I’ve written here before about the growing interest in the use of “smart” electricity meters, often visualized as part of a larger “smart grid” initiative.  There are good reasons to pursue this technology: it can enable the power distribution grid to respond more nimbly to changes in the supply and demand for electricity, and help manage demand by introducing variable electricity rates.   But there are also some concerns about the proposed smart grid.  The GAO has identified several areas of security risk. and there is a risk that variable rates might actually decrease the stability of the system ,if implemented incorrectly, by inducing large fluctuations in demand more quickly than the power generators can adjust.

A recent deployment of smart meters to utility customers in New England has illustrated another potential problem area with these devices, according to an article at Security Week.

About 200 customers of the Central Maine Power Company recently noticed something odd after the utility installed smart meters in their homes: in some cases other wireless devices stopped working, or behaved erratically.

These meters use wireless communications in the 2.4 GHz frequency band, an unlicensed bit of spectrum that is also used by WiFi networks, security systems, garage door openers, and baby monitors.   As anyone who has installed a home WiFi network is likely to know, occasional interference and “dead spots” do occur.  Usually, these can be resolved by moving some of the equipment, or by changing the frequency “channel” on which the device operates.  Moving one’s electric meter or garage, however, is not always a practical option, and some devices are preset to a single channel.

(As the article points out, a similar sort of problem is occurring in many hospitals and other medical facilities, stemming from interference between electronic monitors and other equipment.)

As someone who has spent a few hours now and then pulling network cables, I do understand the appeal of wireless connections.  Apart from the convenience of wireless, the hope is that someday, your energy-intensive appliances (say, a clothes dryer) will be able to communicate with the smart meter in order to run at off-peak times when electricity rates are low.  I just hope someone will think this all through a little more carefully than they seem to have done so far.

 

Android on a Stick

Various versions of Google’s Android mobile operating system have had the code names “Gingerbread”, “Honeycomb”, and “Ice Cream Sandwich”.   So it is perhaps not that surprising that a new incarnation of the system is called “Cotton Candy” — and it even comes on a stick.  A USB stick, that is.  There has been considerable speculation about whether Google might make Android available on a wider range of devices, and this might be a first step.

According to an article at Wired‘s “Gadget Lab”  blog, the new device, which is about 8 cm long and 2.5 cm wide, has been introduced by FXI Technologies.

FXI essentially built an ultra-lean computer inside a small USB stick. Stick it into any device that supports USB storage, and Cotton Candy will register as a USB drive. From there, you can run the Android OS in a secure environment inside your desktop, courtesy of a Windows/OSX/Linux-compatible virtualization client embedded in the device.

The device, which runs Android 2.3 (Gingerbread), has a tiny slot for a Micro SD memory card, and an HDMI connector, allowing it to connect to a television set.  Its fundamental processing capabilities are far from feeble.

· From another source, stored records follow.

@@ -228,9 +234,41 @@
     constexpr bool RG = RADD && GATH != 0;
     float4 Rrv[APT4], Rrv2[1];
     f32x4 Rrrv[RADD ? APT4 : 1], Rrrv2[1], Rqr1, Rqr2;
-    f32x4 Rrw[WPT4];
+    f32x4 Rrw[kWDma ? 1 : WPT4];
     float Rps[4], Rph[4], Rpa[4];
     int Rkmax = KC, Rcvalid = 4;
+    auto w_source = [&](const Cur& c, int kmax, unsigned (&wo)[WPT4]) __attribute__((always_inline)) -> const char* {
+      if (SPLIT || kmax == KC) {
+#pragma unroll
+        for (int i = 0; i < WPT4; ++i) wo[i] = SPLIT ? static_cast<unsigned>(pt + PT * i) * 16u : w_off[i];
+      } else {
+        const int nmax = ldw - n0 - 4;
+#pragma unroll
+        for (int i = 0; i < WPT4; ++i) {
+          const int e = pt + PT * i;
+          const int k = e / TN4, n4 = e - k * TN4;
+          wo[i] = static_cast<unsigned>(min(k, kmax - 1) * ldw + min(4 * n4, nmax)) * 4u;
+        }
+      }
+      return SPLIT ? reinterpret_cast<const char*>(Wt) + (static_cast<long>(blockIdx.y) * ldw + c.ci) * (2L * TN * 64)
+                   : reinterpret_cast<const char*>(Wt + static_cast<long>(c.cbase + c.ks) * ldw + n0);
+    };
+    static_assert((KC * TN4) % 64 == 0, "W image: whole 64-lane DMA pieces");
+    auto dma_w = [&](const Cur& c, int st) __attribute__((always_inline)) {
+      unsigned wo[WPT4];
+      const char* wb = w_source(c, min(KC, in.seg[c.sg].C - c.ks), wo);
+      typedef __attribute__((address_space(3))) unsigned char lds_byte;
+      lds_byte* img;
+      if constexpr (SPLIT) img = (lds_byte*)&sm.B[st][0][0];
+      else img = (lds_byte*)&sm.Bs[st][0][0];
+#pragma unroll
+      for (int i = 0; i < WPT4; ++i) {
+        const int e0 = 64 * (wave - 4) + PT * i;
+        if (KC * TN4 % PT == 0 || e0 < KC * TN4)
+          __builtin_amdgcn_global_load_lds((const __attribute__((address_space(1))) void*)(wb + wo[i]), img + 16 * e0, 16,
+                                           0, 0);
+      }
+    };
     auto fetch = [&](const Cur& c) __attribute__((always_inline)) {
       const int lt = row_tile(c.tile);
       const int bl = lt / tpb, tb = lt - bl * tpb;
@@ -290,10 +328,7 @@
           seg.ptr + (f_g ? static_cast<long>(b) * seg.g_nsrc : (row0 >> shift)) * seg.ld + c.ks);
       const int zrow = f_g ? seg.g_zrow - b * seg.g_nsrc : 0;
       const int v0d = (f_g && seg.gV0) ? static_cast<int>(seg.gV0 - seg.gV) : 0;
-      const char* wb = SPLIT ? reinterpret_cast<const char*>(Wt) +
-                                   (static_cast<long>(blockIdx.y) * ldw + c.ci) * (2L * TN * 64)
-                             : reinterpret_cast<const char*>(Wt + static_cast<long>(c.cbase + c.ks) * ldw + n0);
-      unsigned ao[APT4], ro[RADD ? APT4 : 1], wo[WPT4], po[4], vo = 0;
+      unsigned ao[APT4], ro[RADD ? APT4 : 1], po[4], vo = 0;
       if (Rkmax == KC && nvalid == TM) {
         if (off_sg != c.sg) {
           off_sg = c.sg;
@@ -320,8 +355,6 @@
 #pragma unroll
           for (int i = 0; i < APT4; ++i) ro[i] = r_off[i];
         }
-#pragma unroll
-        for (int i = 0; i < WPT4; ++i) wo[i] = SPLIT ? static_cast<unsigned>(pt + PT * i) * 16u : w_off[i];
       } else {
         const int cl = 4 * vc4;
         const int clc = min(cl, ((seg.C + 3) & ~3) - 4 - c.ks);
@@ -340,14 +373,6 @@
           }
           ao[i] = static_cast<unsigned>(row * seg.ld + clc) * 4u;
           if constexpr (RADD) ro[i] = static_cast<unsigned>(r * in.rseg.ld + clc) * 4u;
-        }
-        const int nmax = ldw - n0 - 4;
-#pragma unroll
-        for (int i = 0; i < WPT4; ++i) {
-          const int e = pt + PT * i;
-          const int k = e / TN4, n4 = e - k * TN4;
-          wo[i] = SPLIT ? static_cast<unsigned>(pt + PT * i) * 16u
-                        : static_cast<unsigned>(min(k, Rkmax - 1) * ldw + min(4 * n4, nmax)) * 4u;
         }
       }
       if (Rkmax == KC) {
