static int chol_panel(gsl_sinterp_hip_ctx *ctx, double *A, size_t lda, size_t n, size_t j0, size_t w, int *d_info,
                      double *d_diag, double *fb, size_t ldf, int nrhs, unsigned *d_cnt, bool diag_done)
{
  int st;
  double *d_linv = d_diag + ((n + CB - 1) / CB) * (CB * CB);
  if (w == PB && chol_panel128_on() && (lda & 1) == 0 && ((((uintptr_t)(A + j0 * lda + j0)) & 15) == 0)) {
    const size_t lds_diag = DIAG128_LDS_BYTES;
    { int ast = sinterp_func_lds(ctx, (const void *)chol_diag128_kernel, (int)lds_diag); if (ast) return ast; }
    if (!diag_done)
      hipLaunchKernelGGL(chol_diag128_kernel, dim3(1), dim3(256), lds_diag, ctx->stream, A, lda, j0, d_info,
                         n % PB == 0 ? (double *)NULL : d_diag, d_linv, fb, ldf, nrhs);
    const size_t below = n - j0 - w;
    if (below) {
      static const int force_rf = sinterp_env_int("GSL_SINTERP_TRSM_RF", 0);
      int ast = 0;
      if (force_rf == 1 || (!force_rf && below <= 4096)) ast = launch_trsm16<1>(ctx, A, lda, n, j0, d_linv, j0 + PB, fb, ldf, nrhs);
      else if (force_rf == 2) ast = launch_trsm16<2>(ctx, A, lda, n, j0, d_linv, j0 + PB, fb, ldf, nrhs);
      else if (force_rf == 4) ast = launch_trsm16<4>(ctx, A, lda, n, j0, d_linv, j0 + PB, fb, ldf, nrhs);
      else {
        const size_t lds_trsm = (size_t)(TRSM128_LDS + TRSV_MAXR * PB) * sizeof(double);
        ast = sinterp_func_lds(ctx, (const void *)chol_trsm128_kernel, (int)lds_trsm);
        if (!ast)
          hipLaunchKernelGGL(chol_trsm128_kernel, dim3((unsigned)((below + 63) / 64)), dim3(256), lds_trsm, ctx->stream, A, lda, n, j0,
                             (const double *)d_linv, j0 + PB, fb, ldf, nrhs);
      }
      if (ast) return ast;
    }
    LAUNCH_CHECK(ctx);
    return ST_SUCCESS;
  }
  if (w <= PB) {
    if (diag_done) return sinterp_fail(ctx, ST_EFAILED, "cholesky: rider on a panel that is not 128 wide", hipSuccess, __FILE__, __LINE__);
    if (fb) return sinterp_fail(ctx, ST_EFAILED, "cholesky: folded forward substitution on a panel that is not 128 wide", hipSuccess, __FILE__, __LINE__);
  }
  if (w <= CB) {
    const size_t below = n - j0 - w;
    const unsigned grid = (unsigned)((below + 255) / 256) + (below == 0 ? 1u : 0u);
// ... 317 lines not shown
  __shared__ double sx[TRSV_MAXR][TS];
  __shared__ double sb[TRSV_MAXR][TS];
  __shared__ double sW[TS][TS + 1];
  const int tid = threadIdx.x, lane = tid & 63, wave = tid >> 6;

  double t[16];
  size_t irow = 0;
  bool have = false;
  const int rsub = lane >> 3, c8 = (lane & 7) * 8;
  if (mode == 1) {
    irow = (size_t)blockIdx.x * 64 + lane;
    have = irow < j0;
#pragma unroll
    for (int jj = 0; jj < 16; jj++)
      t[jj] = (have && wave * 16 + jj < nb) ? T[(j0 + wave * 16 + jj) * ldt + irow] : 0.0;
  } else {
    const size_t base = (mode == 0) ? j0 + nb : 0;
    const size_t limit = (mode == 0) ? n : j0;
#pragma unroll
    for (int pass = 0; pass < 2; pass++) {
      const size_t i = base + ((size_t)blockIdx.x * 2 + pass) * 32 + wave * 8 + rsub;
      const double *row = T + i * ldt + j0 + c8;
#pragma unroll
      for (int k = 0; k < 8; k++) t[pass * 8 + k] = (i < limit && c8 + k < nb) ? row[k] : 0.0;
    }
  }
  const double *D = Dinv + (j0 / TS) * (size_t)(TS * TS);
  for (int e = tid; e < TS * TS; e += 256) {
    const int r = e / TS, c = e % TS;
    sW[r][c] = D[e];
  }
  for (int e = tid; e < nrhs * TS; e += 256) {
    const int r = e / TS, c = e % TS;
    sb[r][c] = c < nb ? b[r * ldb + j0 + c] : 0.0;
  }
  __syncthreads();
  for (int r = wave; r < nrhs; r += 4) {
    double acc = 0.0;
    if (mode == 0) { for (int c = 0; c < TS; c++) acc = fma(sW[lane][c], sb[r][c], acc); }
    else { for (int c = 0; c < TS; c++) acc = fma(sW[c][lane], sb[r][c], acc); }
    sx[r][lane] = acc;
    if (blockIdx.x == 0 && lane < nb) xout[r * ldb + j0 + lane] = acc;
  }
  __syncthreads();
  if (mode == 1) {
    __shared__ double s_part[TRSV_MAXR][4][64];
#pragma unroll
    for (int r = 0; r < TRSV_MAXR; r++) {
      if (r < nrhs) {
        double acc = 0.0;
#pragma unroll
        for (int jj = 0; jj < 16; jj++) acc = fma(t[jj], sx[r][wave * 16 + jj], acc);
        s_part[r][wave][lane] = acc;
      }
    }
    __syncthreads();
    if (wave == 0 && have) {
#pragma unroll
      for (int r = 0; r < TRSV_MAXR; r++)
        if (r < nrhs) b[r * ldb + irow] -= (s_part[r][0][lane] + s_part[r][1][lane]) + (s_part[r][2][lane] + s_part[r][3][lane]);
    }
  } else {
    const size_t base = (mode == 0) ? j0 + nb : 0;
    const size_t limit = (mode == 0) ? n : j0;
#pragma unroll
    for (int pass = 0; pass < 2; pass++) {
      const size_t i = base + ((size_t)blockIdx.x * 2 + pass) * 32 + wave * 8 + rsub;
#pragma unroll
      for (int r = 0; r < TRSV_MAXR; r++) {
        if (r < nrhs) {
          double a = 0.0;
#pragma unroll
          for (int k = 0; k < 8; k++) a = fma(t[pass * 8 + k], sx[r][c8 + k], a);
          a += __shfl_xor(a, 1);
          a += __shfl_xor(a, 2);
          a += __shfl_xor(a, 4);
          if (i < limit && (lane & 7) == 0) b[r * ldb + i] -= a;
        }
      }
    }
  }
}
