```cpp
template <typename T, bool kPinned>
struct svo_mem {
    T *p = nullptr;
    size_t n = 0;
    svo_mem() = default;
    svo_mem(svo_mem &&o) noexcept : p(o.p), n(o.n) { o.p = nullptr, o.n = 0; }
// ... 130 lines not shown
    uint32_t refill_min = 32;
    bool scan_clears = false;
    int fused_shadows = 2;
    svo_dev<uint32_t> scatter_buf;
    uint32_t block_w_log2 = 3;
    uint32_t tree_depth = 16;
    struct Sched {
        svo::SchedState state;
        svo_dev<uint8_t> cost, cls_now;
        svo_dev<uint32_t> order, balance;
        size_t cap = 0;
        svo::SchedBuffers buf() const { return {cost, cls_now, order, balance}; }
        svo::WorkDesc key{};
        svo_uniforms built_uniforms{};
        uint64_t built_nodes_version = 0;
        svo_uniforms prev_uniforms{};
        bool have_prev = false;
        struct DealBuffers {
            svo::DealState state;
            svo_dev<uint32_t> table, len, log, lists, stamps, words;
            svo_pinned<uint32_t> seen;
            svo_events<1> seen_ev;
            bool seen_pending = false;
            bool last_replayed = false;
            svo::Deal view(uint32_t order_cap, uint32_t pairs_div) const {
                return {table, len, log, lists, stamps, words, state.row_cap, state.grid_blocks, order_cap, pairs_div};
            }
        };
        DealBuffers deal;
        hipError_t alloc(uint32_t n_strips);
        void release() { *this = Sched{}; }
    };
    Sched sched[2];
    bool static_deal = true;
    uint32_t deal_pairs_div = svo::kDealPairsDiv;
    bool list_balance = true;
    uint32_t motion_floor = 0x1204;
    bool schedule = true;
    uint32_t sched_period = 2;
    int frame_parity = 0;
    svo_dev<svo_hit> shade_hits, shade_shadow;
    svo_dev<float> shade_aux, shade_rays;
    svo_dev<uint8_t> shade_skip;
    uint32_t *debug_buf = nullptr;
    uint32_t strip_items = 64;
    std::vector<svo_events<2>> ev;
    size_t ev_slots = 0, ev_count = 0;
    svo_workspace<svo_proc_state> proc{nullptr, nullptr};
    svo_workspace<svo_build_state> build{nullptr, nullptr};
    svo_workspace<svo_adapt_state> adapt{nullptr, nullptr};
    svo_workspace<svo_edit_state> edit{nullptr, nullptr};
    svo_workspace<svo_compact_state> compact{nullptr, nullptr};
    svo_workspace<svo_list_state> list{nullptr, nullptr};
    svo_workspace<svo_sample_state> sample{nullptr, nullptr};
    svo_workspace<svo_voxelize_state> voxelize{nullptr, nullptr};
    std::string err;
};
// ... 183 lines not shown
```

octree-tracer_amd/csrc/svo_deal.h:

```cpp
#pragma once
#include <cstddef>
#include <cstdint>

#include "svo_sched.h"

#if defined(__HIPCC__) || defined(__CUDACC__)
#define SVO_DEAL_HD __host__ __device__
#else
#define SVO_DEAL_HD
#endif

namespace svo {

constexpr uint32_t kDealLearnFrames = 16;
constexpr uint32_t kDealEnd = 0xFFFFFFFFu;
constexpr uint32_t kDealMaxRow = 256;
constexpr uint32_t kDealMaxListWaves = 1024;
constexpr uint32_t kDealPairsDiv = 16;
constexpr uint32_t kDealBalStart = 9, kDealBalStamps = 19, kDealBalBestTime = 20, kDealBalHead = 32, kDealBalSlots = 4096;

enum : uint32_t {
    kDealStep = 0,
    kDealBestTime = 1,
    kDealBestSample = 2,
    kDealVerdict = 3,
    kDealSeeds = 4,
    kDealMoves = 5,
    kDealLastTime = 6,
    kDealLastMoves = 7,
    kDealClaimTime = 8,
    kDealBestStep = 9,
    kDealTmpTime = 16,
    kDealTmpSample = 17,
    kDealTmpMoves = 18,
    kDealStateWords = 32
};

struct Deal {
    uint32_t *table;
    uint32_t *len;
    uint32_t *log;
    uint32_t *lists;
    uint32_t *stamps;
    uint32_t *state;
    uint32_t row_cap, grid_blocks, order_cap, pairs_div;
};
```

Under its Hot Wheels-sized hood, the device sports a 1.2GHz ARM Cortex A9-based processor (the same basic processor architecture you’ll find in the fastest chips from Apple and Nvidia), as well as ARM’s quad-core Mali GPU and 1GB of RAM.

Google, as always. is interested in getting its products in front of as many people as possible, in order to drive increased advertising sales (which is of course its core business).   The Cotton Candy device is a bit of an odd duck; it doesn’t meet enough of Google’s requirements to be an “official” Android device.  FXI has indicated that it intends to market the device primarily to developers and makers of other gadgets.  The device is expected to be available in mid-2012, and to cost less than $200.